The arrow of time is not an appropriate model for a custodial species to operate from.

It would be too easy to stay here. To let our souls be provoked. To let it stir something inside us. Only to put our heads down again. And then to just get back to work. Like we do every day. To play the game that we seem to think we are stuck in.

But Yunkaporta goes further. He invites the kind of cultural humility that is useful in understanding your role as an agent of sustainability in a complex system.

He says that:

It is difficult to relinquish the illusions of power and delusions of exceptionalism that come with privilege. But it is strangely liberating to realize your true status as a single node in a cooperative network. There is honor to be found in this role, and a certain dignified agency…

You won’t be swallowed up by a hive mind or lose your individuality—you will retain your autonomy while simultaneously being profoundly interdependent and connected. In fact, sustainable systems cannot function without the full autonomy and unique expression of each independent part of the interdependent whole.

Sustainability agents have a few simple operating guidelines, or network protocols, or rules if you like:

  • Diversify

  • Connect

  • Interact

  • Adapt

How does your stance change if you decide that this will be your orientation? What happens if you dedicate yourself to learning how to do each of these four things?

Yunkaporta elaborates:

Diversity is not about tolerating difference or treating others equally and without prejudice. The diversification principle compels you to maintain your individual differences, particularly from other agents who are similar to you… You must also seek out and interact with a wide variety of agents who are completely dissimilar to you… you must interact with other systems beyond your own, keeping your system open and therefore sustainable.

Connectedness balances the excesses of individualism in the diversity principle. The first step in connectedness is forming pairs (!!!) with multiple other agents who also pair with others. The next step is creating or expanding networks of these connections. The final step is making sure these networks are interacting with the networks of other agents, both within your system and in others.

Kinship Mind (Credit: Tyson Yunkaporta, Sand Talk)

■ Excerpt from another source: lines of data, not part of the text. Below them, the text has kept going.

int mi_op_conv_fwd(const float *x, const float *w, float *y, int N, int C, int H, int K, int k, int stride) {
// ... 105 lines not shown
}
int mi_op_conv_dgrad_bn_bwd_bf16(const float *w, const void *dy, const void *addend, void *gated, int N, int C, int H, int K, int k, int stride,
                                 const void *bn_x, const void *mask, const float *gamma, const float *beta, const float *means,
                                 const float *vars, float eps, void *bn_dx, float *dgamma, float *dbeta) {
    mid_workspace ws;
    if (ws_make(&ws, (size_t)k * k * C * K, 0)) return -3;
    mid_bn_bwd_parts fz = {bn_x, mask, means, NULL, mid_bn_parts_floats(N, C, H), 0};
    fz.buf = (float *)mid_malloc(fz.floats * sizeof(float));
    float *bws = (float *)mid_malloc(mid_bn_ws_floats(C) * sizeof(float));
    if (addend) mid_memcpy_d2d(gated, addend, (size_t)N * C * H * H * 2, mi_global()->compute);
    int rc = mid_conv_dgrad_bn_bf16(mi_global()->compute, &ws, w, dy, gated, addend ? gated : NULL, N, C, H, K, k, stride, &fz);
    if (!rc) {
        if (fz.nparts > 0)
            rc = mid_bn_bwd_parts_t(mi_global()->compute, bws, &fz, bn_x, MID_BF16, gamma, beta, means, vars, gated, MID_BF16, bn_dx, dgamma, dbeta, N, C, H * H, eps);
        else {
            void *tmp = mi_malloc((size_t)N * C * H * H * 2);
            rc = mid_bn_bwd_t(mi_global()->compute, bws, bn_x, MID_BF16, gamma, beta, means, vars, gated, mask, tmp, MID_BF16, bn_dx, dgamma, dbeta, N, C, H * H, eps, 3);
            if (!rc) mid_memcpy_d2d(gated, tmp, (size_t)N * C * H * H * 2, mi_global()->compute);
            rc = finish(rc);
            mi_free(tmp);
        }
    }
    rc = finish(rc);
    mid_free(bws);
    mid_free(fz.buf);
    ws_free(&ws);
    return rc < 0 ? rc : fz.nparts;
}
int mi_op_conv_dgrad_bn_bwd_f32(const float *w, const float *dy, const float *addend, float *gated, int N, int C, int H, int K, int k, int stride,
                                const float *bn_x, const float *mask, const float *gamma, const float *beta, const float *means,
                                const float *vars, float eps, float *bn_dx, float *dgamma, float *dbeta) {
    mid_workspace ws;
    if (ws_make(&ws, mid_conv_ws_wt_floats(C, K, k), 0)) return -3;
    mid_bn_bwd_parts fz = {bn_x, mask, means, NULL, mid_bn_parts_floats(N, C, H), 0};
    fz.buf = (float *)mid_malloc(fz.floats * sizeof(float));
    float *bws = (float *)mid_malloc(mid_bn_ws_floats(C) * sizeof(float));
    const size_t bytes = (size_t)N * C * H * H * 4;
    if (addend) mid_memcpy_d2d(gated, addend, bytes, mi_global()->compute);
    int rc = mid_conv_dgrad_bn_f32(mi_global()->compute, &ws, w, dy, gated, addend ? gated : NULL, N, C, H, K, k, stride, &fz);
    if (!rc) {
        if (fz.nparts > 0)
            rc = mid_bn_bwd_parts_t(mi_global()->compute, bws, &fz, bn_x, MID_F32, gamma, beta, means, vars, gated, MID_F32, bn_dx, dgamma, dbeta, N, C, H * H, eps);
        else {
            float *tmp = (float *)mid_malloc(bytes);
            rc = mid_bn_bwd_t(mi_global()->compute, bws, bn_x, MID_F32, gamma, beta, means, vars, gated, mask, tmp, MID_F32, bn_dx, dgamma, dbeta, N, C, H * H, eps, 3);
            if (!rc) mid_memcpy_d2d(gated, tmp, bytes, mi_global()->compute);
            rc = finish(rc);
            mid_free(tmp);
        }
    }
    rc = finish(rc);
    mid_free(bws);
    mid_free(fz.buf);
    ws_free(&ws);
    return rc < 0 ? rc : fz.nparts;
}
int mi_op_stem_fwd_bf16(const float *x, const float *w, float *y, int N, int H) {
    if (!mid_stem_bf16_supported(3, H, 64, 7, 2)) return -2;
    const size_t xb = mid_stem_bf16_xp_bytes(N, H), sf = mid_stem_bf16_part_floats(N, H);
    void *xp = mi_malloc(xb);
    float *sc = (float *)mid_malloc(sf * sizeof(float));
    int rc = (!xp || !sc) ? -3 : finish(mid_stem_fwd_bf16(mi_global()->compute, x, w, y, MID_F32, xp, xb, sc, sf, N, H, NULL));
    mid_free(sc);
    mi_free(xp);
    return rc;
}
int mi_op_stem_wgrad_bf16(const float *x, const float *w, const float *dy, float *dw, int N, int H) {
    if (!mid_stem_bf16_supported(3, H, 64, 7, 2)) return -2;
    const size_t xb = mid_stem_bf16_xp_bytes(N, H), sf = mid_stem_bf16_part_floats(N, H);
    void *xp = mi_malloc(xb);
    float *sc = (float *)mid_malloc(sf * sizeof(float));
    float *y = (float *)mid_malloc((size_t)N * 64 * (H / 2) * (H / 2) * sizeof(float));
    int rc = (!xp || !sc || !y) ? -3 : mid_stem_fwd_bf16(mi_global()->compute, x, w, y, MID_F32, xp, xb, sc, sf, N, H, NULL);
    if (!rc) rc = mid_stem_wgrad_bf16(mi_global()->compute, xp, dy, MID_F32, dw, sc, sf, N, H);
    rc = finish(rc);
    mid_free(y);
    mid_free(sc);
    mi_free(xp);
    return rc;
}
int mi_op_stem_fwd_f32(const float *x, const float *w, float *y, int N, int H) {
    if (!mid_stem_bf16_supported(3, H, 64, 7, 2)) return -2;
    const size_t xb = mid_stem_f32_xp_bytes(N, H), sf = mid_stem_bf16_part_floats(N, H);
    void *xp = mi_malloc(xb);
    float *sc = (float *)mid_malloc(sf * sizeof(float));
    int rc = (!xp || !sc) ? -3 : finish(mid_stem_fwd_f32(mi_global()->compute, x, w, y, xp, xb, sc, sf, N, H, NULL));
    mid_free(sc);
    mi_free(xp);
    return rc;
}
int mi_op_stem_wgrad_f32(const float *x, const float *w, const float *dy, float *dw, int N, int H) {
    if (!mid_stem_bf16_supported(3, H, 64, 7, 2)) return -2;
    const size_t xb = mid_stem_f32_xp_bytes(N, H), sf = mid_stem_bf16_part_floats(N, H);
    void *xp = mi_malloc(xb);
    float *sc = (float *)mid_malloc(sf * sizeof(float));
    float *y = (float *)mid_malloc((size_t)N * 64 * (H / 2) * (H / 2) * sizeof(float));
    int rc = (!xp || !sc || !y) ? -3 : mid_stem_fwd_f32(mi_global()->compute, x, w, y, xp, xb, sc, sf, N, H, NULL);
    if (!rc) rc = mid_stem_wgrad_f32(mi_global()->compute, xp, dy, dw, sc, sf, N, H);
    rc = finish(rc);
    mid_free(y);
    mid_free(sc);
    mi_free(xp);
    return rc;
}
int mi_op_conv_bn_fwd_t(const void *x, const float *w, void *conv_out, int dt, const float *gamma, const float *beta, float *means,
                        float *vars, void *y, int N, int C, int H, int K, int k, int stride, float eps, int relu) {
    mid_workspace ws;
    const int Ho = H / stride;
    if (ws_make(&ws, dt == MID_BF16 ? (size_t)k * k * C * K : mid_conv_ws_wt_floats(C, K, k), 0)) return -3;
    mid_bn_parts parts = {NULL, mid_bn_parts_floats(N, K, Ho), 0};
    parts.buf = (float *)mid_malloc(parts.floats * sizeof(float));
    float *bws = (float *)mid_malloc(mid_bn_ws_floats(K) * sizeof(float));
    void *par = NULL;
    int rc;
    if (dt == MID_BF16) {
        if (stride == 2) { ws.s2d_bytes = (size_t)N * C * H * H * 2; par = mi_malloc(ws.s2d_bytes); ws.s2d = par; }
        rc = mid_conv_fwd_bf16(mi_global()->compute, &ws, x, w, conv_out, N, C, H, K, k, stride, &parts);
    } else rc = mid_conv_fwd_stats(mi_global()->compute, &ws, (const float *)x, w, (float *)conv_out, N, C, H, K, k, stride, &parts);
    if (!rc) rc = mid_bn_fwd_t(mi_global()->compute, bws, &parts, conv_out, dt, gamma, beta, NULL, means, vars, y, dt, NULL, NULL, N, K, Ho * Ho, eps, relu, NULL, 0);
    rc = finish(rc);
    mi_free(par);
    mid_free(bws);
    mid_free(parts.buf);
    ws_free(&ws);
    return rc < 0 ? rc : parts.nparts;
}
int mi_op_bn_fwd_t(const void *x, int x_dt, const float *gamma, const float *beta, const void *residual, float *means, float *vars,
                   void *y, int a_dt, int N, int C, int H, float eps, int relu) {
    float *ws = (float *)mid_malloc(mid_bn_ws_floats(C) * sizeof(float));
    int rc = finish(mid_bn_fwd_t(mi_global()->compute, ws, NULL, x, x_dt, gamma, beta, residual, means, vars, y, a_dt, NULL, NULL, N, C, H * H, eps, relu, NULL, 0));
    mid_free(ws);
    return rc;
}
int mi_op_bn_fwd_cl_bf16(const void *x, const float *gamma, const float *beta, const void *residual, float *means, float *vars, void *y, void *ycl,
                         int N, int C, int H, float eps, int par) {
    float *ws = (float *)mid_malloc(mid_bn_ws_floats(C) * sizeof(float));
    int rc = finish(mid_bn_fwd_t(mi_global()->compute, ws, NULL, x, MID_BF16, gamma, beta, residual, means, vars, y, MID_BF16, NULL, NULL, N, C, H * H, eps,
                                 residual ? 0 : 1, ycl, par ? -H : H));
    mid_free(ws);
    return rc;
}
int mi_op_bn_bwd_t(const void *x, int x_dt, const float *gamma, const float *beta, const float *means, const float *vars,
                   const void *dy, const void *mask_src, void *gated_out, int a_dt, void *dx, float *dgamma, float *dbeta, int N, int C,
                   int H, float eps, int mask_mode) {
    float *ws = (float *)mid_malloc(mid_bn_ws_floats(C) * sizeof(float));
    int rc = finish(mid_bn_bwd_t(mi_global()->compute, ws, x, x_dt, gamma, beta, means, vars, dy, mask_src, gated_out, a_dt, dx, dgamma, dbeta, N, C, H * H, eps, mask_mode));
    mid_free(ws);
    return rc;
}
int mi_op_bn_apply_t(const void *x, int x_dt, const float *gamma, const float *beta, const void *residual, const float *means,
                     const float *vars, void *y, int a_dt, int N, int C, int H, float eps, int relu) {
    return finish(mid_bn_apply_t(mi_global()->compute, x, x_dt, gamma, beta, residual, means, vars, y, a_dt, N, C, H * H, eps, relu, NULL, 0));
}
int mi_op_maxpool_fwd_t(const void *x, void *y, int dt, int *max_inds, int N, int C, int H, int k, int stride) {
    return finish(mid_maxpool_fwd_t(mi_global()->compute, x, y, dt, max_inds, N, C, H, k, stride));
}
int mi_op_maxpool_bwd_t(const int *max_inds, const void *dy, void *dx, int dt, int N, int C, int H, int k, int stride) {
    return finish(mid_maxpool_bwd_t(mi_global()->compute, max_inds, dy, dx, dt, N, C, H, k, stride));
}
int mi_op_avgpool_fwd_t(const void *x, int dt, float *y, int N, int C, int H) { return finish(mid_avgpool_fwd_t(mi_global()->compute, x, dt, y, N, C, H * H)); }
int mi_op_avgpool_bwd_t(const float *dy, void *dx, int dt, int N, int C, int H) { return finish(mid_avgpool_bwd_t(mi_global()->compute, dy, dx, dt, N, C, H * H)); }
int mi_bf16_conv_supported(int op, int N, int C, int H, int K, int k, int stride) { return mid_bf16_supported(op, N, C, H, K, k, stride); }
int mi_bf16_pw_wgrad_supported(int N, int C, int H, int K) { return mid_pw_wgrad_supported(N, C, H, K); }
void mi_clear_error(void) { mid_clear_error(); }
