__global__ __launch_bounds__(256) DANBO_NO_PK_F32 void k_cylinder_pass1(const float* __restrict__ rays_o,
                                                        const float* __restrict__ rays_d,
                                                        const float* __restrict__ cyl, int R, int G,
                                                        float near0, float far0,
                                                        const float* __restrict__ near_in,
                                                        const float* __restrict__ far_in, int chunk,
                                                        double* __restrict__ acc,
                                                        float* __restrict__ near_out,
                                                        float* __restrict__ far_out) {
    const int rays_per_pose = R / G;
    for (int r0 = blockIdx.x * blockDim.x; r0 < R; r0 += gridDim.x * blockDim.x) {
        const int r = r0 + threadIdx.x;
        const bool act = r < R;
        const int rc = act ? r : R - 1;
        const int g = min(rc / rays_per_pose, G - 1);
        float o[3] = {rays_o[3 * rc], rays_o[3 * rc + 1], rays_o[3 * rc + 2]};
        float d[3] = {rays_d[3 * rc], rays_d[3 * rc + 1], rays_d[3 * rc + 2]};
        float c[3] = {cyl[5 * g], cyl[5 * g + 1], cyl[5 * g + 2]};
        float nr, fr;
        const bool hit = cylinder_bounds(o, d, c, near_in ? near_in[rc] : near0, far_in ? far_in[rc] : far0, &nr, &fr) && act;
// ... 378 lines not shown
            pa[0] = pts[3 * mac]; pa[1] = pts[3 * mac + 1]; pa[2] = pts[3 * mac + 2];
            pb[0] = pts[3 * mbc]; pb[1] = pts[3 * mbc + 1]; pb[2] = pts[3 * mbc + 2];
        } else {
            const float oa[3] = {rays_o[3 * ra], rays_o[3 * ra + 1], rays_o[3 * ra + 2]};
            const float da[3] = {rays_d[3 * ra], rays_d[3 * ra + 1], rays_d[3 * ra + 2]};
            const float ob[3] = {rays_o[3 * rb], rays_o[3 * rb + 1], rays_o[3 * rb + 2]};
            const float db[3] = {rays_d[3 * rb], rays_d[3 * rb + 1], rays_d[3 * rb + 2]};
            sample_point(oa, da, ma < M ? zreg[2 * pr] : z[M - 1], pa);
            sample_point(ob, db, mb < M ? zreg[2 * pr + 1] : z[M - 1], pb);
        }
        const int ga = pose_of(ra), gb = pose_of(rb);
        uint32_t ba = 0, bb = 0;
        uint32_t need = (1u << J) - 1u;
        if (ray_mask != nullptr) {
            need = wave_or(pre[2 * pr] | pre[2 * pr + 1]);
        } else if (prefilter) {
            uint32_t mine = s_mask[ra - r_first] | s_mask[rb - r_first];
            need = wave_or(mine);
        }
        if (__builtin_amdgcn_readfirstlane((int)__all(ga == gb))) {
            const v2f px = {pa[0], pb[0]}, py = {pa[1], pb[1]}, pz = {pa[2], pb[2]};
            const float* sk = s_skt + (ga - g0) * J * 16;
            in_volume_pk(sk, s_align, s_scale, need, px, py, pz, ba, bb);
        } else {
            const float* ska = s_skt + (ga - g0) * J * 16;
            const float* skb = s_skt + (gb - g0) * J * 16;
            for (int j = 0; j < J; ++j) {
                float pt[3];
                bone_local(ska + 16 * j, s_align + 16 * j, pa, pt);
                ba |= (in_volume(pt, s_scale + 4 * j) ? 1u : 0u) << j;
                bone_local(skb + 16 * j, s_align + 16 * j, pb, pt);
                bb |= (in_volume(pt, s_scale + 4 * j) ? 1u : 0u) << j;
            }
        }
        bits4[2 * pr] = ma < M ? ba : 0u;
        bits4[2 * pr + 1] = mb < M ? bb : 0u;
        if (ma < M) valid_bits[ma] = ba;
        if (mb < M) valid_bits[mb] = bb;
    }
    if (list != nullptr) {
        __shared__ int s_cnt[CULL_SPT * (CULL_BLOCK / 64)];
        __shared__ int s_base;
        const int wave = threadIdx.x >> 6;
        unsigned long long ball[CULL_SPT];
#pragma unroll
        for (int it = 0; it < CULL_SPT; ++it) {
            ball[it] = __ballot(bits4[it] != 0);
            if (lane == 0) s_cnt[it * (CULL_BLOCK / 64) + wave] = __popcll(ball[it]);
        }
        __syncthreads();
        if (threadIdx.x == 0) {
            int run = 0;
            for (int i = 0; i < CULL_SPT * (CULL_BLOCK / 64); ++i) { const int c = s_cnt[i]; s_cnt[i] = run; run += c; }
            s_base = run > 0 ? atomicAdd(count, run) : 0;
        }
        __syncthreads();
#pragma unroll
        for (int it = 0; it < CULL_SPT; ++it) {
            if (bits4[it] != 0) {
                const long m = base + it * CULL_BLOCK + threadIdx.x;
                list[s_base + s_cnt[it * (CULL_BLOCK / 64) + wave] + __popcll(ball[it] & ((1ull << lane) - 1ull))] = (int32_t)m;
            }
        }
    }
}

constexpr int GATHER_TS = 16;
constexpr int GATHER_BLOCK = GATHER_TS * J;

__global__ __launch_bounds__(GATHER_BLOCK) void k_bone_gather(const float* __restrict__ rays_o,
                                                              const float* __restrict__ rays_d,
                                                              const float* __restrict__ z,
                                                              const float* __restrict__ pts, int R, int S, int G,
                                                              const float* __restrict__ skts,
                                                              const float* __restrict__ align,
                                                              const float* __restrict__ axis_scale,
                                                              const float* __restrict__ volumes,
                                                              const int32_t* __restrict__ list,
                                                              const int32_t* __restrict__ count, int n_cap,
                                                              float* __restrict__ part_feat) {
    __shared__ __attribute__((aligned(16))) float s_vol[J * VOL];
    __shared__ __attribute__((aligned(16))) float s_out[GATHER_TS * J * FEAT];
    __shared__ __attribute__((aligned(16))) float s_skt[J * 16];
    __shared__ __attribute__((aligned(16))) float s_align[J * 16];
    __shared__ float s_scale[J * 4];

    const int n = resolve_count(count, n_cap);
    const int ntiles = (n + GATHER_TS - 1) / GATHER_TS;
    const long spp = (long)(R / G) * S;
    const int tid = threadIdx.x;
    const int sl = tid / J, j = tid % J;

    stage_bone_tables<GATHER_BLOCK>(align, axis_scale, s_align, s_scale, 1.f);
    int g_lds = -1;

    for (int tile = blockIdx.x; tile < ntiles; tile += gridDim.x) {
        const int row0 = tile * GATHER_TS;
        const int first = list ? list[row0] : row0;
        const int g_tile = pose_of_sample(first, spp, G);
        __syncthreads();
        if (g_tile != g_lds) {
            const float4* src = reinterpret_cast<const float4*>(volumes + (size_t)g_tile * J * VOL);
            float4* dst = reinterpret_cast<float4*>(s_vol);
            for (int i = tid; i < J * VOL / 4; i += GATHER_BLOCK) dst[i] = src[i];
            for (int i = tid; i < J * 16; i += GATHER_BLOCK) s_skt[i] = skts[(size_t)g_tile * J * 16 + i];
            g_lds = g_tile;
        }
        __syncthreads();
        const int row = row0 + sl;
        float* o_ = s_out + (sl * J + j) * FEAT;
        if (row < n) {
            const long m = list ? list[row] : row;
            const int g = pose_of_sample(m, spp, G);
            float p[3], pt[3], f[FEAT];
            point_of_sample(rays_o, rays_d, z, pts, m, S, p);
            if (g == g_lds) {
                bone_local(s_skt + 16 * j, s_align + 16 * j, p, pt);
                gather_bone_features(s_vol + j * VOL, pt, s_scale + 4 * j, f);
            } else {
                float sk[12];
                const float* src = skts + ((size_t)g * J + j) * 16;
#pragma unroll
                for (int i = 0; i < 12; ++i) sk[i] = src[i];
                bone_local(sk, s_align + 16 * j, p, pt);
                gather_bone_features(volumes + ((size_t)g * J + j) * VOL, pt, s_scale + 4 * j, f);
            }
#pragma unroll
            for (int k = 0; k < FEAT; ++k) o_[k] = f[k];
        } else {
#pragma unroll
            for (int k = 0; k < FEAT; ++k) o_[k] = 0.f;
        }
        __syncthreads();
        const int rows_here = min(GATHER_TS, n - row0);
        const int nvec = rows_here * (J * FEAT / 4);
        f32x4* dst = reinterpret_cast<f32x4*>(part_feat + (size_t)row0 * J * FEAT);
        const f32x4* src = reinterpret_cast<const f32x4*>(s_out);
        for (int i = tid; i < nvec; i += GATHER_BLOCK) __builtin_nontemporal_store(src[i], dst + i);
    }
}

__global__ __launch_bounds__(256) void k_fill_raw(const float4* __restrict__ raw_empty, int R, int S,
                                                  float4* __restrict__ raw) {
    const long M = (long)R * S;
    for (long m = (long)blockIdx.x * blockDim.x + threadIdx.x; m < M; m += (long)gridDim.x * blockDim.x)
        raw[m] = raw_empty[m / S];
}

__global__ __launch_bounds__(256) void k_merge_samples(const float* __restrict__ a, const float* __restrict__ b,
                                                       const int32_t* __restrict__ idx, int R, int S, int Sf, int C,
                                                       float* __restrict__ out) {
    const int St = S + Sf;
    const long N = (long)R * St;
    for (long i = (long)blockIdx.x * blockDim.x + threadIdx.x; i < N; i += (long)gridDim.x * blockDim.x) {
        const int r = (int)(i / St);
        const int src = min(max(idx[i], 0), St - 1);
        const float* s = src < S ? a + ((size_t)r * S + src) * C : b + ((size_t)r * Sf + (src - S)) * C;
        float* o = out + (size_t)i * C;
        if (C == 4) {
            *reinterpret_cast<float4*>(o) = *reinterpret_cast<const float4*>(s);
        } else {
            for (int c = 0; c < C; ++c) o[c] = s[c];
        }
    }
}

struct CompositeState {
    float carry, sr, sg, sb, sd, sa;
};

__device__ __forceinline__ int scattered_ray(long g, unsigned scatter, int R) {
    return (int)((unsigned long long)g * scatter % (unsigned)R);
}

template <int DA>
__device__ __forceinline__ float composite_chunk(CompositeState& st, const float4 rw, float zs, float gap, float dn,
                                                 float B, bool has_noise, float nz, bool act, int lane, float& al, float shift) {
    const float dist = mul_rn(gap, dn);
    float sig = div_rn(rw.w, B);
    if (has_noise) sig = add_rn(sig, nz);
    sig = density_act<DA>(sig, shift);
    al = sub_rn(1.0f, expf(-mul_rn(sig, dist)));
    if (!act) al = 0.f;
    const float t = act ? add_rn(sub_rn(1.0f, al), 1e-10f) : 1.0f;
    const float p = wave_scan_mul(t);
    float excl = __shfl_up(p, 1, 64);
    if (lane == 0) excl = 1.0f;
    const float T = mul_rn(st.carry, excl);
    st.carry = mul_rn(st.carry, __builtin_bit_cast(float, __builtin_amdgcn_readlane(__builtin_bit_cast(int, p), 63)));
    const float w = mul_rn(al, T);
    const float cr = rgb_of_logit(rw.x);
    const float cg = rgb_of_logit(rw.y);
    const float cb = rgb_of_logit(rw.z);
    st.sr += wave_total(w * cr);
    st.sg += wave_total(w * cg);
    st.sb += wave_total(w * cb);
    st.sd += wave_total(w * zs);
    st.sa += wave_total(w);
    return w;
}

__device__ __forceinline__ void composite_finish(const CompositeState& st, int r, float* __restrict__ rgb_map,
                                                 float* __restrict__ disp, float* __restrict__ acc_out) {
    rgb_map[3 * r] = st.sr;
    rgb_map[3 * r + 1] = st.sg;
    rgb_map[3 * r + 2] = st.sb;
    disp[r] = disp_of(st.sd, st.sa);
    acc_out[r] = fminf(st.sa, 1.0f);
}

__device__ __forceinline__ float ray_norm(const float* __restrict__ rays_d, int r) {
    const float dx = rays_d[3 * r], dy = rays_d[3 * r + 1], dz_ = rays_d[3 * r + 2];
    return norm3_torch(dx, dy, dz_);
}

template <int DA>
__global__ __launch_bounds__(256) void k_composite(const float4* __restrict__ raw, const float4* __restrict__ raw_empty,
                                                   const uint32_t* __restrict__ bits, const float* __restrict__ z,
                                                   const float* __restrict__ rays_d, int R, int S, float B, float shift,
                                                   const float* __restrict__ noise, float* __restrict__ rgb_map,
                                                   float* __restrict__ disp, float* __restrict__ acc_out,
                                                   float* __restrict__ weights, float* __restrict__ alpha_out,
                                                   const int32_t* __restrict__ ray_list, const int32_t* __restrict__ ray_count) {
    const int lane = threadIdx.x & 63;
    const int wave = (blockIdx.x * blockDim.x + threadIdx.x) >> 6;
    const int nwaves = (gridDim.x * blockDim.x) >> 6;
    const int n = ray_list ? min(max(*ray_count, 0), R) : R;
    for (int i = wave; i < n; i += nwaves) {
        const int r = ray_list ? min(max(ray_list[i], 0), R - 1) : i;
        const float dn = ray_norm(rays_d, r);
        const float4 re = bits ? raw_empty[r] : float4{0.f, 0.f, 0.f, 0.f};
        CompositeState st = {1.0f, 0.f, 0.f, 0.f, 0.f, 0.f};
        for (int c0 = 0; c0 < S; c0 += 64) {
            const int s = c0 + lane;
            const bool act = s < S;
            const size_t m = (size_t)r * S + (act ? s : S - 1);
            const float zs = z[m];
            const float gap = (s + 1 < S) ? sub_rn(z[m + 1], zs) : 1e10f;
            float4 rw = re;
            if (bits == nullptr || bits[m] != 0u) rw = raw[m];
            float al;
            const float w = composite_chunk<DA>(st, rw, zs, gap, dn, B, noise != nullptr, noise ? noise[m] : 0.f, act, lane, al, shift);
            if (act) {
                if (weights) weights[m] = w;
                if (alpha_out) alpha_out[m] = al;
            }
        }
        if (lane == 0) composite_finish(st, r, rgb_map, disp, acc_out);
    }
}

Interaction is the principle that provides the energy and spirit of communication to power the system. This principle facilitates the flow of living knowledge. For this, you must be transferring knowledge (and energy and resources) with as many other agents as possible, rather than trying to store it individually. If the world ever experiments with an actual free market rather than an oligopoly, this would be the perfect system to facilitate sustainable interactions.

Adaptation is the most important protocol of an agent in a sustainable system. You must allow yourself to be transformed through your interactions with other agents and the knowledge that passes through you from them. This knowledge and energy will flow through the entire system in feedback loops, and you must be prepared to change so that those feedback loops are not blocked.

An agent that is truly adaptive and changing is open to sudden eruptions of transformation, in which the agent may temporarily take on the role of strange attractor and facilitate chain reactions of creative events within the system.

(Back to me, writing)

This is fire. It’s a posture. A way of being. Not only a way of being yourself, but a way of being-with. A way of being-with others, a way of being-with the more than human world. It is a practice. And it is a stance. A stance the reimagines, repatterns, and subverts.

It is wisdom.

I’m glad to be with you, as together we find our way.